Nach 2008 „stellten mehr Fabriken Zeitarbeiter oder Leiharbeiter ein – sie fanden viele verschiedene Möglichkeiten, sich der Verantwortung zu entziehen“, sagte Aidan Chau, Forscher am CLB.

Weniger als die Hälfte der Wanderarbeiter – also der Menschen, die in die Städte ziehen, um schlecht bezahlte Fabrik- und Baujobs anzunehmen – verfügen über die schriftlichen Arbeitsverträge, auf die sie Anspruch haben.

Eine weitere Gruppe von Arbeitnehmern, die unter dem Mangel an formellen Verträgen leidet, sind diejenigen in der Gig Economy.

Im April streikten Hunderte von Lieferfahrern von Meituan, einer der beiden wichtigsten Lieferplattformen für Lebensmittel in China, in Shanwei, einer Stadt in der Provinz Guangdong, wegen schlechter Bezahlung und wegen des Drucks, unter gefährlichen, regnerischen Bedingungen zu fahren.

Überraschend war die Aktion hinsichtlich der Zahl der Arbeitnehmer, die sie organisieren konnten, und der Tatsache, dass sie Unterstützung von Fahrern im ganzen Land sowie von Verbrauchern erhielt.

In der Zeit nach der Pandemie sei die kollektive Aktion „bemerkenswert“ gewesen, sagte Chau, insbesondere nachdem Chen Guojiang, ein Lebensmittellieferant, 2021 in Peking wegen ähnlicher Beschwerden verhaftet worden war.
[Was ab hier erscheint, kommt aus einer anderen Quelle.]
template <bool FAST, bool STASH = false, bool XYZ = false, bool SIGONLY = false>
__device__ __forceinline__ void mlp_f16_body(const MlpArgs& a) {
    static_assert(!SIGONLY || (!FAST && !STASH && !XYZ), "the sigma-only variant is a render kernel of the 3-pass network");
    extern __shared__ __attribute__((aligned(16))) char smem[];
    const int tid = threadIdx.x;
    const int lane = tid & 63;
    const int wave = __builtin_amdgcn_readfirstlane(tid >> 6);
    const int j = lane & 31;
    const int h = lane >> 5;
    const uint32_t lane16 = kLdsRing + lane * 16;
    uint32_t cb_h = kLdsConst + h * 16;
    asm volatile("" : "+v"(cb_h));

    const long long ntiles = (a.M + 127) / 128;
    if ((long long)blockIdx.x >= ntiles) return;

    for (int i = tid; i < (XYZ ? kXConstFloats : kHConstFloats) / 4; i += 256) {
        const bool sig = SIGONLY && i >= kHConstBias8 / 4 && i < (kHConstBias8 + 32) / 4;
        reinterpret_cast<f32x4*>(smem + kLdsConst)[i] =
            reinterpret_cast<const f32x4*>(a.wconst)[sig ? i + (kHConstBiasSig - kHConstBias8) / 4 : i];
    }

    Pipe p;
    p.ck = 0;
    p.src_next = 0;
    p.n_chunks = XYZ ? (FAST ? kXFStreamChunks : kXStreamChunks) : SIGONLY ? kHStreamChunksSig : (FAST ? kFStreamChunks : kHStreamChunks);
    p.wbase = reinterpret_cast<const char*>(a.wstream);
    p.voff = wave * (kHCQ / 4 * kQuadBytes) + lane * 16;
    p.wave_lds = wave * (kHCQ / 4 * kQuadBytes);
    __syncthreads();
#pragma unroll
    for (int c = 0; c < kHRing - 1; ++c) {
        p.cur_src = p.wbase + (size_t)p.src_next * kHChunkBytes;
        p.cur_dst = kLdsRing + c * kHChunkBytes + p.wave_lds;
        p.src_next += 1;
#pragma unroll
        for (int j = 0; j < kHCQ / 4; ++j) dma_piece(p.cur_src, p.voff + j * kQuadBytes, p.cur_dst + j * kQuadBytes);
    }
    asm volatile("s_waitcnt vmcnt(%0)" ::"n"((kHCQ / 4) * (kHRing - 2)) : "memory");
    __builtin_amdgcn_s_barrier();
    asm volatile("" ::: "memory");

    frag4 xh[16], xl[16], nh[14], nl[14], peh[kHStepsPE], pel[kHStepsPE], dh[2], dl[2];
    f32x16 accs[4];
    float xc[64];
    float sigma_raw = 0.f;

    unsigned long long t0 = 0, t1 = 0, acc_t[8] = {0, 0, 0, 0, 0, 0, 0, 0};
    (void)t0; (void)t1; (void)acc_t;
    for (long long tile = blockIdx.x; tile < ntiles; tile += gridDim.x) {
        STAMP(t0);
        const long long m = tile * 128 + wave * 32 + j;
        const bool valid = m < a.M;
        const long long mm = valid ? m : a.M - 1;
        float px, py, pz, dx, dy, dz;
        if (a.mode == 0) {
            const long long ray = mm / a.S;
            const f32x4 o = *reinterpret_cast<const f32x4*>(a.in_a + ray * 4);
            const f32x4 d = *reinterpret_cast<const f32x4*>(a.in_b + ray * 4);
            const float zz = a.z[mm];
            px = __fadd_rn(o[0], __fmul_rn(d[0], zz));
            py = __fadd_rn(o[1], __fmul_rn(d[1], zz));
            pz = __fadd_rn(o[2], __fmul_rn(d[2], zz));
            dx = d[0]; dy = d[1]; dz = d[2];
        } else {
            px = a.in_a[mm * 3 + 0]; py = a.in_a[mm * 3 + 1]; pz = a.in_a[mm * 3 + 2];
            if constexpr (XYZ) { dx = dy = dz = 0.f; }
            else { dx = a.in_b[mm * 3 + 0]; dy = a.in_b[mm * 3 + 1]; dz = a.in_b[mm * 3 + 2]; }
        }
        const float kPi = 3.1415927410125732f;
        float pv[8 * kHStepsPE];
#pragma unroll
        for (int c = 0; c < 3; ++c) {
            const float v = c == 0 ? px : c == 1 ? py : pz;
            if constexpr (FAST) {
                sin_ladder_fp16_modes<kPeLx>(v * kPi, h, &pv[c * kPeLx]);
            } else {
#pragma unroll
                for (int k = 0; k < kPeLx; ++k) pv[c * kPeLx + k] = sin_shifted(v * (kPi * (float)(1 << k)), h);
            }
        }
        if constexpr (kPeLx == 5) {
            pv[15] = h ? 0.f : px; pv[16] = h ? 0.f : py; pv[17] = h ? 0.f : pz;
#pragma unroll
            for (int i = 18; i < 24; ++i) pv[i] = 0.f;
        } else {
            static_assert(kPeLx == 10, "the wide-PE layout holds exactly 10 octaves");
            pv[30] = h ? pz : px; pv[31] = h ? 0.f : py;
        }
#pragma unroll
        for (int n = 0; n < kHStepsPE; ++n) {
            float t8[8];
#pragma unroll
            for (int e = 0; e < 8; ++e) t8[e] = pv[n * 8 + e];
            split8<FAST>(t8, peh[n], pel[n]);
        }
        float dv[16];
#pragma unroll
        for (int c = 0; c < 3; ++c) {
            const float v = c == 0 ? dx : c == 1 ? dy : dz;
            if constexpr (FAST) {
                sin_ladder_fp16_modes<kLd>(v * kPi, h, &dv[c * kLd]);
            } else {
#pragma unroll
                for (int k = 0; k < kLd; ++k) dv[c * kLd + k] = sin_shifted(v * (kPi * (float)(1 << k)), h);
            }
        }
#pragma unroll
        for (int i = 12; i < 16; ++i) dv[i] = 0.f;
#pragma unroll
        for (int n = 0; n < 2; ++n) {
            float t8[8];
#pragma unroll
            for (int e = 0; e < 8; ++e) t8[e] = dv[n * 8 + e];
            split8<FAST>(t8, dh[n], dl[n]);
        }

        auto st_of = [&](int l) -> float* {
            if constexpr (!STASH) return nullptr;
            else {
                const long long row0 = a.diag_wrap ? (long long)(blockIdx.x & 63) * 128 + wave * 32 : tile * 128 + wave * 32;
                const long long off = row0 * (long long)a.st_ld[l] + (h * 32 + j) * 4;
                if constexpr (FAST) return reinterpret_cast<float*>(reinterpret_cast<uint16_t*>(a.st_ptr[l]) + off);
                else return a.st_ptr[l] + off;
            }
        };
        auto mk_of = [&](int l) -> frag4* {
            if constexpr (!STASH) return nullptr;
            else return a.mask_ptr[l] ? reinterpret_cast<frag4*>(a.mask_ptr[l]) + (tile * 128 + wave * 32 + j) * 2 + h
                                      : nullptr;
        };
        frag4 mk_prev = {0u, 0u, 0u, 0u}, mk_cur = {0u, 0u, 0u, 0u};
        frag4 *mk_prev_ptr = nullptr, *mk_cur_ptr = mk_of(0);
        float* st_prev = nullptr;
        float* st_cur = st_of(0);
        STAMP(t1); acc_t[0] += t1 - t0;
        layer_body_h<BODY_PE, false, FAST, STASH>(p, lane16, cb_h, (kHConstBias + 0 * 256) * 4, a.alpha, st_prev, st_cur, mk_prev_ptr, mk_cur_ptr, mk_prev, mk_cur, accs, xh, xl, nh, nl, peh, pel, dh, dl, xc, sigma_raw);
        STAMP(t0); acc_t[1] += t0 - t1;
#pragma unroll 1
        for (int l = 1; l <= 7; ++l) {
            st_prev = st_cur;
            st_cur = st_of(l);
            mk_prev_ptr = mk_cur_ptr; mk_cur_ptr = mk_of(l);
            mk_prev = mk_cur; mk_cur = frag4{0u, 0u, 0u, 0u};
            if (l == 4) {
                layer_body_h<BODY_SKIP, true, FAST, STASH>(p, lane16, cb_h, (kHConstBias + 4 * 256) * 4, a.alpha, st_prev, st_cur, mk_prev_ptr, mk_cur_ptr, mk_prev, mk_cur, accs, xh, xl, nh, nl, peh, pel, dh, dl, xc, sigma_raw);
                STAMP(t1); acc_t[3] += t1 - t0; t0 = t1;
            } else {
                layer_body_h<BODY_HID, true, FAST, STASH>(p, lane16, cb_h, (kHConstBias + l * 256) * 4, a.alpha, st_prev, st_cur, mk_prev_ptr, mk_cur_ptr, mk_prev, mk_cur, accs, xh, xl, nh, nl, peh, pel, dh, dl, xc, sigma_raw);
                STAMP(t1); acc_t[2] += t1 - t0; t0 = t1;
            }
        }
        if constexpr (XYZ) {
            st_prev = st_cur; st_cur = st_of(8);
            mk_prev_ptr = mk_cur_ptr; mk_cur_ptr = mk_of(8);
            mk_prev = mk_cur; mk_cur = frag4{0u, 0u, 0u, 0u};
            layer_body_h<BODY_HIDSIG, true, FAST, STASH, 0>(p, lane16, cb_h, kXConstBiasSig * 4, a.alpha, st_prev, st_cur, mk_prev_ptr, mk_cur_ptr, mk_prev, mk_cur, accs, xh, xl, nh, nl, peh, pel, dh, dl, xc, sigma_raw);
            st_prev = st_cur; st_cur = st_of(9);
            mk_prev_ptr = mk_cur_ptr; mk_cur_ptr = mk_of(9);
            mk_prev = mk_cur; mk_cur = frag4{0u, 0u, 0u, 0u};
            layer_body_h<BODY_LAST0, true, FAST, STASH, 1>(p, lane16, cb_h, kXConstBias9 * 4, a.alpha, st_prev, st_cur, mk_prev_ptr, mk_cur_ptr, mk_prev, mk_cur, accs, xh, xl, nh, nl, peh, pel, dh, dl, xc, sigma_raw);
        } else if constexpr (SIGONLY) {
            layer_body_h<BODY_SIG, true, FAST, STASH>(p, lane16, cb_h, kHConstBias8 * 4, a.alpha, st_prev, st_cur, mk_prev_ptr, mk_cur_ptr, mk_prev, mk_cur, accs, xh, xl, nh, nl, peh, pel, dh, dl, xc, sigma_raw);
            STAMP(t1); acc_t[4] += t1 - t0;
        } else {
            st_prev = st_cur;
            st_cur = st_of(8);
            mk_prev_ptr = mk_cur_ptr; mk_cur_ptr = mk_of(8);
            mk_prev = mk_cur; mk_cur = frag4{0u, 0u, 0u, 0u};
            layer_body_h<BODY_LAST, true, FAST, STASH>(p, lane16, cb_h, kHConstBias8 * 4, a.alpha, st_prev, st_cur, mk_prev_ptr, mk_cur_ptr, mk_prev, mk_cur, accs, xh, xl, nh, nl, peh, pel, dh, dl, xc, sigma_raw);
            STAMP(t1); acc_t[4] += t1 - t0;
        }
        if constexpr (SIGONLY) {
            if (valid && h == 0) {
                a.raw[m] = sigma_raw;
                if (a.nonfinite && !(fabsf(sigma_raw) <= 3.0e38f)) atomicAdd(a.nonfinite, 1ull);
            }
            STAMP(t0); acc_t[5] += t0 - t1; acc_t[6] += 1;
            continue;
        }
        float o0 = 0.f, o1 = 0.f, o2 = 0.f;
#pragma unroll
        for (int t = 0; t < 4; ++t) {
#pragma unroll
            for (int g = 0; g < 4; ++g) {
                constexpr int kW = XYZ ? kXConstWrgb : kHConstWrgb;
                const f32x4 w0 = lds_read4(cb_h + (kW + 0 * 128 + t * 32 + g * 8) * 4);
                const f32x4 w1 = lds_read4(cb_h + (kW + 1 * 128 + t * 32 + g * 8) * 4);
                const f32x4 w2 = lds_read4(cb_h + (kW + 2 * 128 + t * 32 + g * 8) * 4);
#pragma unroll
                for (int e = 0; e < 4; ++e) {
                    const float x = xc[t * 16 + g * 4 + e];
                    o0 = fmaf(w0[e], x, o0);
                    o1 = fmaf(w1[e], x, o1);
                    o2 = fmaf(w2[e], x, o2);
                }
            }
        }
        o0 += __shfl_xor(o0, 32);
        o1 += __shfl_xor(o1, 32);
        o2 += __shfl_xor(o2, 32);
        const f32x4 bh = lds_read4(kLdsConst + (XYZ ? kXConstBHead : kHConstBHead) * 4);
        if (valid && h == 0) {
            f32x4 out;
            out[0] = o0 + bh[0]; out[1] = o1 + bh[1]; out[2] = o2 + bh[2]; out[3] = sigma_raw;
            *reinterpret_cast<f32x4*>(a.raw + m * 4) = out;
            const float chk = out[0] + out[1] + out[2] + out[3];
            if (a.nonfinite && !(fabsf(chk) <= 3.0e38f)) atomicAdd(a.nonfinite, 1ull);
        }
        STAMP(t0); acc_t[5] += t0 - t1; acc_t[6] += 1;
    }
#ifdef NERF_STAMPS
    if (blockIdx.x == 0 && tid == 0)
        for (int i = 0; i < 8; ++i) g_stamps_h[i] = acc_t[i];
#endif
    asm volatile("s_waitcnt vmcnt(0)" ::: "memory");
}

Das sei „ein Signal an die Arbeiter“, sagte Chau.

Wasserstrom fügte hinzu: „Streiks führen manchmal zu kleinen Erfolgen, um die Menschen wieder an die Arbeit zu bringen, aber manchmal werden kleine Zugeständnisse gemacht und die Organisatoren bestraft.“

Doch beim Meituan-Streik im letzten Monat schien das Unternehmen nachzugeben und traf mehrere Arbeiter. Die öffentliche Sympathie für die Fahrer habe ihrem Fall geholfen, so Chau. Doch wer für höhere Forderungen agitieren will, wird vorsichtig sein: Chen postete 2022 auf seinem WeChat-Account ein Video, in dem er scheinbar freigelassen wurde, von Streiks redet er aber nicht mehr.